My husband is a big man :whistling: and he gets up on top of our cedar creek tt to wash it all the time and has yet to have a problem.


----------



## glfortner

I am going to leave the walking on the roof to the DH. I am terrified of heights!!!


----------



## mikey

I have walked on mine before if needed, never been a problem. I have read that some camper roofs are made for walking on, and some are not. I would definitely check into this before just trying it. That would be a very expensive mistake otherwise


----------



## l2l

If your concerned throw up a piece of 2x6 and walk on it instead of directly on the roof, thats what I do...


----------



## happiestcamper

If I ever have one where the manufacturer has put a ladder on it, then I'll consider walking on the roof. The few times I've needed to do any work on my roof I lay across the top


----------



## ctfortner

Thats what I have done so far, lay across it.
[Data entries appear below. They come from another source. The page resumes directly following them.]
class GateFn(torch.autograd.Function):

    @staticmethod
    def forward(ctx, yf, yg, gf, bf, rmf, rvf, gg, bg, rmg, rvg, training, momentum, eps, mask, nbt_f, nbt_g,
                stats_f=None, stats_g=None):
        yf, yg = _req(yf, "yf"), _req(yg, "yg")
        N, C, S = _ncs(yf)
        if (training and stats_f is not None and stats_g is not None and getattr(stats_f, "_seld_pooled", False)
                and getattr(stats_g, "_seld_pooled", False)):
            mf, isf, mg, isg = (torch.empty(C, device=yf.device, dtype=torch.float32) for _ in range(4))
            L.check(L.lib().seld_bn_finalize2_ex(L.ptr(stats_f), L.ptr(stats_g), C, N * S, eps, momentum, L.ptr(mf),
                                                 L.ptr(isf), L.ptr(rmf), L.ptr(rvf), L.ptr(nbt_f), L.ptr(mg),
                                                 L.ptr(isg), L.ptr(rmg), L.ptr(rvg), L.ptr(nbt_g), 1,
                                                 L.current_stream()), "seld_bn_finalize2_ex")
            key = (C, yf.device, torch.cuda.current_stream(yf.device).cuda_stream)
            _stats_pool.setdefault(key, []).extend((stats_f, stats_g))
        else:
            mf, isf = bn_prepare(yf, rmf, rvf, training, momentum, eps, stats_f, nbt_f)
            mg, isg = bn_prepare(yg, rmg, rvg, training, momentum, eps, stats_g, nbt_g)
        y = torch.empty_like(yf)
        L.check(L.lib().seld_gate_fwd(L.ptr(yf), L.ptr(yg), N, C, S, L.ptr(mf), L.ptr(isf), L.ptr(gf), L.ptr(bf),
                                      L.ptr(mg), L.ptr(isg), L.ptr(gg), L.ptr(bg), L.ptr(mask), L.ptr(y),
                                      L.current_stream()), "seld_gate_fwd")
        ctx.training = training
        ctx.has_mask = mask is not None
        ctx.bn_params = (gf, bf, gg, bg)
        ctx.save_for_backward(yf, yg, mf, isf, mg, isg, *([mask] if mask is not None else []))
        return y

    @staticmethod
    def backward(ctx, dy):
        yf, yg, mf, isf, mg, isg, *rest = ctx.saved_tensors
        gf, bf, gg, bg = ctx.bn_params
        mask = rest[0] if ctx.has_mask else None
        dy = _req(dy, "dy")
        N, C, S = _ncs(yf)
        slot, clean = _claim_grad_slots((gf, bf, gg, bg))
        st = L.current_stream()
        if ctx.training and _one_pass_ok(N, S, 16384):
            red = slot if slot is not None else torch.zeros(4 * C, device=yf.device, dtype=torch.float32)
            dyf, dyg = torch.empty_like(yf), torch.empty_like(yg)
            L.check(L.lib().seld_gate_bwd_fused(L.ptr(dy), L.ptr(yf), L.ptr(yg), N, C, S, L.ptr(mf), L.ptr(isf),
                                                L.ptr(gf), L.ptr(bf), L.ptr(mg), L.ptr(isg), L.ptr(gg), L.ptr(bg),
                                                L.ptr(mask), L.ptr(red), L.ptr(dyf), L.ptr(dyg), st),
                    "seld_gate_bwd_fused")
            if slot is not None:
                return (dyf, dyg) + (None,) * 16
            return (dyf, dyg, red[:C], red[C:2 * C], None, None, red[2 * C:3 * C], red[3 * C:], None, None,
                    None, None, None, None, None, None, None, None)
        red = slot if clean else torch.zeros(4 * C, device=yf.device, dtype=torch.float32)
        args = (L.ptr(dy), L.ptr(yf), L.ptr(yg), N, C, S, L.ptr(mf), L.ptr(isf), L.ptr(gf), L.ptr(bf),
                L.ptr(mg), L.ptr(isg), L.ptr(gg), L.ptr(bg), L.ptr(mask))
        L.check(L.lib().seld_gate_bwd_reduce(*args, L.ptr(red), st), "seld_gate_bwd_reduce")
        dyf, dyg = torch.empty_like(yf), torch.empty_like(yg)
        L.check(L.lib().seld_gate_bwd_apply(*args, L.ptr(red), int(ctx.training), L.ptr(dyf), L.ptr(dyg), st),
                "seld_gate_bwd_apply")
        if slot is not None:
            if not clean:
                axpy_(slot, red, 4 * C)
            return (dyf, dyg) + (None,) * 16
        return (dyf, dyg, red[:C], red[C:2 * C], None, None, red[2 * C:3 * C], red[3 * C:], None, None,
                None, None, None, None, None, None, None, None)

L2L, I wonder how that would work, never tried that. At first thought, I picture my roof which is not flat really, but contoured I guess would be the word. It seems if you laid something across it to walk on, it wouldn't lay flat, since the roof isnt flat. But I havent been up there in a while, so I would have to look again and see.


----------



## bill0830

The 2x6 is a great ideal. Great suggestion. :thumbup1:


----------



## grace

Walking on the camper roof is really reaching the heights of conversation.:thumbup1: I have read about trusses, and boards to support your weight on the center roof. That makes sense to me about using a board for support. This reminds me of when we had some work done on our house. The guy was up on the roof stepping down on the shingles. He said "I don't think this is suppose to be so wobbly.":rotflmao1:


----------



## l2l

ctfortner said:


> At first thought, I picture my roof which is not flat really, but contoured I guess would be the word.


I did not realize that yout roof was contoured, in this case the 2X6 will not help you, its only for a flat roof to help distrubute the weight across the board.


----------



## ctfortner

It is a great idea though, but I dont think I could do it on my roof that way. However since my camper is only 19 feet, I can lay across it and reach most everything. The only problem I have had so far is getting up there to check the ac unit, which is dead center, that was a challenge. I am sure it was a site watching me roll around trying to reach that thing. I started out walking on it, but I felt it give a little and quickly changed my mind.


----------



## bill0830

Perhaps a piece of 1/4" plywood, a foot or so wide, 6-8 foot long. You are only wanting to displace your weight and that would do the trick, but the plywood would contour itself to the roof as you walk on it. Just an ideal. 


Really, I suggest a trailer upgrade with that new 4x4 Dodge Ram with a 6.7 cummings diesel. :rotflmao1: I'm sure glfortner would go along with that ideal. :10001:


----------